Have you told him your planning to leave or your still considering it? This isn't normal behavior I take it. Yes, that would be annoying and an invasion of personal space.
_Posted via Mobile Device_


----------



## SurpriseMyself (Nov 14, 2009)

Some men get comfortable with the way things are, even if they pretty much stink. You ask for changes and nothing happens because they don't see a reason to. Only when you are ready to walk do they give it the old college try. But as soon as they think you will stay they go right back to being comfortable. At least that's how it's been in my marriage.


----------



## ScorchedEarth (Mar 5, 2013)

I busted my hubby cheating last December, and basically told him that until I decide what to do, I'm just here for our child and his paycheck (stbxh insisted that I quit my job to be a sahm after our child was born). 
HE IS ALL OVER ME ALL THE TIME! 
Hugs, kisses, gifts, none of which I want. During the ten year course of our "marriage", I was competing with porn, strippers, other women, alcoholism (which resulted in a DUI), gambling, spending, secret bank accounts, etc. Basically, I was married to Jekyll AND Hyde. There were days, as in literally days, he would not say a word to me. No contact. Now I know why.

But now? Now that I'm done with him? Ohhhh, he's Mr. Sensitive, Mr. Attentive, Mr. Sorry... blah, blah, blah.

I wish he would just go on to one of his OW or strippers already.


----------



## Thundarr (Jul 4, 2012)

ilyers2002 said:


> Question for the men, or women if you've noticed this too....
> 
> *Do Men act different when they get the notion that you might be jumping ship and leaving them soon??*
> For example, if the man was never touchy feely, into play fighting, all that crap, does he suddenly change his tune and start doing things like that persistently? I've noticed that & its getting REALLY annoying. I tell him to leave me alone, but it's like he wants attention and won't knock it off until I reciprocate & as soon as I do, he is uninterested and returns to what he was previously doing....


Yes men (and women) act differently. Their self esteem and confidence takes a hit.
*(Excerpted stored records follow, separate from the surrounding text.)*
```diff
+    else ME_SCHUR_P(D, N, kSchurPts);                                   \
+  } while (0)
+#define ME_SCHUR(N)                 \
+  do {                              \
+    if (g.od == 4) ME_SCHUR_D(4, N); \
+    else ME_SCHUR_D(2, N);          \
   } while (0)
     static_assert(kSchurNtMax >= 3 && kSchurNtMax <= 5, "instantiated tile counts");
+    static_assert(schur_nt(16) == 2 && schur_nt(24) == 3 && schur_nt(32) == 4 && schur_nt(40) == 5, "schur_nt is this dispatch");
     if (pw8 <= 2) ME_SCHUR(2);
     else if (pw8 <= 3) ME_SCHUR(3);
     else if (pw8 <= 4) ME_SCHUR(4);
     else ME_SCHUR(5);
 #undef ME_SCHUR
+#undef ME_SCHUR_D
+#undef ME_SCHUR_P
   }
   if (sh) {
     hipLaunchKernelGGL(s_assemble_kernel, dim3(blocks((long)g.npairs * 256, kSaElems) + 1), dim3(kBlock), 0, s, g,
diff --git a/uasl_motion_estimation_amd/csrc/ba_kernels.hpp b/uasl_motion_estimation_amd/csrc/ba_kernels.hpp
--- a/uasl_motion_estimation_amd/csrc/ba_kernels.hpp
+++ b/uasl_motion_estimation_amd/csrc/ba_kernels.hpp
@@ -45,6 +45,8 @@
   int nruns, rlen, rsub, sgrp, stpw, nblkp;
   int sorted;
   int od;
+  int flin;
+  int ncost;
   int xslots, xrank;
   double K0[9], K1[9];
   double baseline, sinv;
```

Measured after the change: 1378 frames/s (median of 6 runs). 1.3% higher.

Sadly this is the exact opposite thing they need to do to make you see their worth.


----------



## jay_gatsby (Jun 4, 2013)

Thundarr said:


> Yes men (and women) act differently. Their self esteem and confidence takes a hit. Sadly this is the exact opposite thing they need to do to make you see their worth.


There is so much of Athol's (MMSL) writing that permeate this website, I am beginning to think he pays people here!


----------



## Thundarr (Jul 4, 2012)

jay_gatsby said:


> Thundarr said:
> 
> 
> > Yes men (and women) act differently. Their self esteem and confidence takes a hit. Sadly this is the exact opposite thing they need to do to make you see their worth.
> ...


If Athol (who you probably know more about than I do) says the sky is blue and water is wet do you think everyone who says the same is a disciple when they say the same obvious thing? please. Athol didn't invent people trying to cling when they think they're losing someone. He didn't invent the fact that just makes them want to run away even faster. Maybe you should separate the message from the messenger.


----------



## Atholk (Jul 25, 2009)

Thundarr said:


> If Athol (who you probably know more about than I do) says the sky is blue and water is wet do you think everyone who says the same is a disciple when they say the same obvious thing? please. Athol didn't invent people trying to cling when they think they're losing someone. He didn't invent the fact that just makes them want to run away even faster. Maybe you should separate the message from the messenger.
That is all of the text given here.